(Collected data)
————

static PlanArgs plan_args(const scone_complex* cx, FusedState* f, int off, const int32_t* traj_ptr, const int32_t* flow_edge,
                          const float* flow_val, const int32_t* last_nodes, int* overflow) {
    PlanArgs p{};
    p.traj_ptr = traj_ptr + off; p.flow_edge = flow_edge; p.flow_val = flow_val; p.last_nodes = last_nodes + off;
    p.rank = cx->d_rank; p.nbrhoods = cx->d_nbrhoods; p.inc_ptr = cx->d_inc_ptr; p.inc_ent = cx->d_inc_ent;
    p.mptr = cx->d_mptr; p.ment = cx->d_ment; p.cone_ptr = f->d_cone_ptr; p.cone_ent = f->d_cone_ent;
    p.N = cx->N; p.D = cx->D; p.E = cx->E; p.L = f->L;
    p.hdr = f->d_hdr + (size_t)off * kFusedHdrW; p.arena = f->d_arena; p.bump = f->d_bump; p.arena_words = f->arena_words; p.overflow = overflow;
    p.n_retry = reinterpret_cast<int*>(f->d_bump + 1); p.retry = f->d_retry;
    return p;
}

int scone_fused_plan_part(const scone_complex* cx, FusedState* f, int off, int b, const int32_t* traj_ptr, const int32_t* flow_edge,
                          const float* flow_val, const int32_t* last_nodes, int* overflow, cudaStream_t st, bool defer_tiers) {
    if (b <= 0) return 0;
    SCONE_REQUIRE(off >= 0 && off + b <= f->chunk, "scone_fused_plan_part: trajectories %d .. %d exceed the planned chunk of %d", off, off + b, f->chunk);
    ScopedProf prof(SCONE_K_CONE, st);
    if (defer_tiers && f->tb_rows) {
        PlanArgs p = plan_args(cx, f, 0, traj_ptr, flow_edge, flow_val, last_nodes, overflow);
        p.t0 = off;
        return scone_table_plan_launch(f, p, b, cx->num_sms, st, 0);
    }
    if (off > 0) SCONE_CUDA(cudaMemsetAsync(f->d_bump + 1, 0, sizeof(unsigned long long), st));
    return launch_plans(cx, f, plan_args(cx, f, off, traj_ptr, flow_edge, flow_val, last_nodes, overflow), b, st);
}

int scone_fused_plan_finish(const scone_complex* cx, FusedState* f, int B, const int32_t* traj_ptr, const int32_t* flow_edge,
                            const float* flow_val, const int32_t* last_nodes, int* overflow, cudaStream_t st) {
    if (B <= 0 || !f->tb_rows) return 0;
    ScopedProf prof(SCONE_K_CONE, st);
    return scone_table_plan_launch(f, plan_args(cx, f, 0, traj_ptr, flow_edge, flow_val, last_nodes, overflow), B, cx->num_sms, st, 1);
}

int scone_fused_compute(const scone_complex* cx, FusedState* f, int act, int b, const float* W, const int64_t* w_off, float* logprobs,
                        const int32_t* target_idx, const float* mask, float* grad, bool count_rows, cudaStream_t st) {
    if (b <= 0) return 0;
    TrajArgs t;
    t.hdr = f->d_hdr; t.arena = f->d_arena; t.rows = nullptr; t.W = W;
    for (int i = 0; i <= 3 * kFusedMaxL; ++i) t.w_off[i] = i <= 3 * f->L ? (int)w_off[i] : 0;
    t.L = f->L; t.b = b; t.D = cx->D; t.n_params = (int)f->n_params;
    t.logprobs = logprobs; t.target_idx = target_idx; t.mask = mask;
    t.partial = f->d_partial; t.scratch = f->d_scratch; t.scratch_stride = f->scratch_stride;
    t.cap_rows = f->cap_rows; t.big_rows = f->big_rows;
    t.rows_done = count_rows ? f->d_rows_done : nullptr;
    return run_traj(f, act, t, grad, st);
}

————

Copy only this part of the entries above: the line with "const float* flow_val, const int32_t* last_nodes, int* overflow)", the line with "p.rank = cx->d_rank;", and the lines between, all exactly as written.

                          const float* flow_val, const int32_t* last_nodes, int* overflow) {
    PlanArgs p{};
    p.traj_ptr = traj_ptr + off; p.flow_edge = flow_edge; p.flow_val = flow_val; p.last_nodes = last_nodes + off;
    p.rank = cx->d_rank; p.nbrhoods = cx->d_nbrhoods; p.inc_ptr = cx->d_inc_ptr; p.inc_ent = cx->d_inc_ent;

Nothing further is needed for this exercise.